Sorrie chucky I don't kiss and tell


----------



## peple of the perch (Sep 13, 2004)

joe01 said:


> Sorrie chucky I don't kiss and tell


yes but there is show n'tell


----------



## liquidsoap (Oct 22, 2005)

Very cool Joe! Have you been going down to rocky at all?


----------



## joe01 (Apr 16, 2004)

peple,
yes just learned a big lesson!!!!!  For now on pic we be done different.

Soap, yes, PM me


----------



## KSUFLASH (Apr 14, 2004)

now you know why nobody posts the background when they take a pic of their fish to show off....your hole is now fished out because the trolls that don't post and just take from the site are already there getting fish.

They were nice fish though...

flash---------------------------------------out


----------



## joe01 (Apr 16, 2004)

ya it sucks, One thing that people just don't understand, you have to put your time in and read and learn from others and then you have lots of fun... I walk all of rocky river when I fish you would be surprised where fish are


----------



## KSUFLASH (Apr 14, 2004)

heck,

Archman and I walked a river one day last year for about 5 hours looking for holes. We were whipped by the time we got back to our vehicles, but it sure was fun finding spots.

I do the same sort of walking when i hunt pike....well worth the time and effort put in to find some virgin holes.

My rule is, if I am taken fishing for pike or steel with someone, I don't share it with anyone, not even my buddies.....same goes for me...If I take them to my holes, then I would rather they keep it to themselves.

I don't mind them going back and fishing and havin a good time, just leave a few for me...haha...

The best lesson that was shown to me over anything else since I have started steelhead fishing, is someone showed me how to read topo maps of rivers, and someone showed me how to read the river. From that info, I have done the rest off my homework to find spots and access.

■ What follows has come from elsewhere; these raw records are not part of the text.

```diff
@@ -295,6 +307,11 @@
 
 }
 
+#ifndef DINV_DOWN_WIDE_MIN
+#define DINV_DOWN_WIDE_MIN 512
+#endif
+constexpr int64_t DOWN_WIDE_MIN = DINV_DOWN_WIDE_MIN;
+
 static int down2x2_bf16s_launch(const dinv_act_geom* gin, const dinv_act_geom* gout, const float* x, const void* w_split,
                                 int32_t cin, int32_t cout, float* y, DepthMap dm, int accumulate, dinv_stream_t stream,
                                 int planes = 2) {
@@ -309,13 +326,19 @@
                      "down2x2: bad depth pairing (%d, %d, %d)", dm.dep_s, dm.dep_l, dm.dz);
     DINV_REQUIRE(cin >= 16 && cin % 16 == 0 && cout % 64 == 0, "bf16-split down2x2 needs cin %% 16 == 0 and cout %% 64 == 0 (got %d,%d)", cin, cout);
     DownSArgs a{make_geom(*gin), make_geom(*gout), x, reinterpret_cast<const uint4*>(w_split), y, cin, cout, 0, 0, dm};
-    a.ntiles = ceil_div(gout->np, 256) * (cout / 64);
+    const int64_t wide_tiles = ceil_div(gout->np, 256) * (cout / 128);
+    const bool wide = cout % 128 == 0 && wide_tiles >= DOWN_WIDE_MIN;
+    a.ntiles = wide ? wide_tiles : ceil_div(gout->np, 256) * (cout / 64);
     a.per_xcd = ceil_div(a.ntiles, 8);
     const dim3 grid((unsigned)(a.per_xcd * 8));
     hipStream_t st = reinterpret_cast<hipStream_t>(stream);
-    if (planes == 3) hipLaunchKernelGGL((down2x2_bf16s_kernel<false, 3>), grid, dim3(256), 0, st, a);
-    else if (accumulate) hipLaunchKernelGGL((down2x2_bf16s_kernel<true, 2>), grid, dim3(256), 0, st, a);
-    else hipLaunchKernelGGL((down2x2_bf16s_kernel<false, 2>), grid, dim3(256), 0, st, a);
+#define DINV_DOWN_LAUNCH(ACC, NPL)                                                                                      \
+    if (wide) hipLaunchKernelGGL((down2x2_bf16s_kernel<ACC, NPL, 4>), grid, dim3(256), 0, st, a);                       \
+    else hipLaunchKernelGGL((down2x2_bf16s_kernel<ACC, NPL, 2>), grid, dim3(256), 0, st, a)
+    if (planes == 3) { DINV_DOWN_LAUNCH(false, 3); }
+    else if (accumulate) { DINV_DOWN_LAUNCH(true, 2); }
+    else { DINV_DOWN_LAUNCH(false, 2); }
+#undef DINV_DOWN_LAUNCH
     DINV_CHECK_LAUNCH();
     return 0;
 }
```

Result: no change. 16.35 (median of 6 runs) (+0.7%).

flash-----------------------------out


----------



## peple of the perch (Sep 13, 2004)

joe01 said:


> ya it sucks, One thing that people just don't understand, you have to put your time in and read and learn from others and then you have lots of fun... I walk all of rocky river when I fish you would be surprised where fish are



half of the fun isdoing ur own reasearch and locating hunting the fish on ur own. i was going to walk really far down but my foot acked to the piont where i had to sit down. im going to wait a while before i can do some scouting thats the only bad thing for me


----------



## liquidsoap (Oct 22, 2005)

Joe I sent you a pm, I believe it is a lot more rewarding to catch a steelhead out of a hole you did the work to find... But either way, its fun.


----------



## Brian.Smith (May 18, 2006)

Nice steelies congrat's on the catch


----------



## steelheadtracker (Oct 1, 2006)

hello i am new here and was wondering if anyone knew how far in the vermilion river the steelhead are right now


----------



## joe01 (Apr 16, 2004)

Just fish it and find out, That what we all do. Start at the parks


----------



## steelheadtracker (Oct 1, 2006)

okthankyou , i was just wondering because i only get the chance to fish for steelhead everyother weekend because thats when i go to my dads house, have u heard anything about millhollow?


----------